## Instructions for the task
For every line in the data below that contains "SLOT", copy the line.

□ □ □ □ □ □ □

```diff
diff --git a/pomcpp_b200/csrc/pom_kernels.cuh b/pomcpp_b200/csrc/pom_kernels.cuh
--- a/pomcpp_b200/csrc/pom_kernels.cuh
+++ b/pomcpp_b200/csrc/pom_kernels.cuh
@@ -73,6 +73,29 @@
                  :: "l"(gmem_dst), "r"(smem_u32(smem_src)), "r"(bytes) : "memory");
     asm volatile("cp.async.bulk.commit_group;" ::: "memory");
 }
+__device__ __forceinline__ void bulk_g2s_hint(void* smem_dst, const void* gmem_src, uint32_t bytes, uint64_t* bar, uint64_t pol)
+{
+    asm volatile("cp.async.bulk.shared::cluster.global.mbarrier::complete_tx::bytes.L2::cache_hint [%0], [%1], %2, [%3], %4;"
+                 :: "r"(smem_u32(smem_dst)), "l"(gmem_src), "r"(bytes), "r"(smem_u32(bar)), "l"(pol) : "memory");
+}
+__device__ __forceinline__ void bulk_s2g_hint(void* gmem_dst, const void* smem_src, uint32_t bytes, uint64_t pol)
+{
+    asm volatile("cp.async.bulk.global.shared::cta.bulk_group.L2::cache_hint [%0], [%1], %2, %3;"
+                 :: "l"(gmem_dst), "r"(smem_u32(smem_src)), "r"(bytes), "l"(pol) : "memory");
+    asm volatile("cp.async.bulk.commit_group;" ::: "memory");
+}
+__device__ __forceinline__ uint64_t l2_evict_first()
+{
+    uint64_t pol;
+    asm volatile("createpolicy.fractional.L2::evict_first.b64 %0, 1.0;" : "=l"(pol));
+    return pol;
+}
+__device__ __forceinline__ uint64_t l2_evict_normal()
+{
+    uint64_t pol;
+    asm volatile("createpolicy.fractional.L2::evict_normal.b64 %0, 1.0;" : "=l"(pol));
+    return pol;
+}
 __device__ __forceinline__ void bulk_wait_read_all()
 {
     asm volatile("cp.async.bulk.wait_group.read 0;" ::: "memory");
@@ -386,6 +409,7 @@
     uint32_t    joint;
     uint32_t    bulk;
     uint32_t    reverse;
+    uint32_t    keep;
     uint8_t*    status_out;
     uint32_t*   done_bits;
     uint32_t*   fin_env;
@@ -470,8 +494,17 @@
             const bool whole = (s + 1u) * 32u <= P.n_envs;
             const uint32_t mbytes = (moves_bulk && whole) ? mv_bytes : 0u;
             mbar_expect_tx(full + b, R::SLICE_BYTES + mbytes);
-            bulk_g2s(smem + b * R::SLOT, P.recs + s * R::SLICE_BYTES, R::SLICE_BYTES, full + b);
-            if(mbytes) bulk_g2s(smem + b * R::SLOT + R::SLICE_BYTES, static_cast<const uint8_t*>(io.moves) + s * mv_bytes, mbytes, full + b);
+            if(SPEC && io.keep)
+            {
+                const uint64_t first = l2_evict_first(), normal = l2_evict_normal();
+                bulk_g2s_hint(smem + b * R::SLOT, P.recs + s * R::SLICE_BYTES, R::SLICE_BYTES, full + b, t + io.keep >= T ? normal : first);
+                if(mbytes) bulk_g2s_hint(smem + b * R::SLOT + R::SLICE_BYTES, static_cast<const uint8_t*>(io.moves) + s * mv_bytes, mbytes, full + b, first);
+            }
+            else
+            {
+                bulk_g2s(smem + b * R::SLOT, P.recs + s * R::SLICE_BYTES, R::SLICE_BYTES, full + b);
+                if(mbytes) bulk_g2s(smem + b * R::SLOT + R::SLICE_BYTES, static_cast<const uint8_t*>(io.moves) + s * mv_bytes, mbytes, full + b);
+            }
             mail[t % R::MAIL] = ((t + 1u) << 8) | (b << 1) | ((parity >> b) & 1u);
             parity ^= 1u << b;
         }
@@ -552,7 +585,11 @@
         }
         fence_proxy_async();
         __syncwarp();
-        if(lane == 0) bulk_s2g(P.recs + s * R::SLICE_BYTES, sslice, R::SLICE_BYTES);
+        if(lane == 0)
+        {
+            if(SPEC && io.keep) bulk_s2g_hint(P.recs + s * R::SLICE_BYTES, sslice, R::SLICE_BYTES, t + io.keep >= T ? l2_evict_normal() : l2_evict_first());
+            else bulk_s2g(P.recs + s * R::SLICE_BYTES, sslice, R::SLICE_BYTES);
+        }
         if(OBS && io.obs)
         {
             const uint32_t n_valid = whole ? 32u : uint32_t(P.n_envs - s * 32u);
```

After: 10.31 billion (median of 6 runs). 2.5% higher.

□ □ □ □ □ □ □

## Finished task
-            bulk_g2s(smem + b * R::SLOT, P.recs + s * R::SLICE_BYTES, R::SLICE_BYTES, full + b);
-            if(mbytes) bulk_g2s(smem + b * R::SLOT + R::SLICE_BYTES, static_cast<const uint8_t*>(io.moves) + s * mv_bytes, mbytes, full + b);
+                bulk_g2s_hint(smem + b * R::SLOT, P.recs + s * R::SLICE_BYTES, R::SLICE_BYTES, full + b, t + io.keep >= T ? normal : first);
+                if(mbytes) bulk_g2s_hint(smem + b * R::SLOT + R::SLICE_BYTES, static_cast<const uint8_t*>(io.moves) + s * mv_bytes, mbytes, full + b, first);
+                bulk_g2s(smem + b * R::SLOT, P.recs + s * R::SLICE_BYTES, R::SLICE_BYTES, full + b);
+                if(mbytes) bulk_g2s(smem + b * R::SLOT + R::SLICE_BYTES, static_cast<const uint8_t*>(io.moves) + s * mv_bytes, mbytes, full + b);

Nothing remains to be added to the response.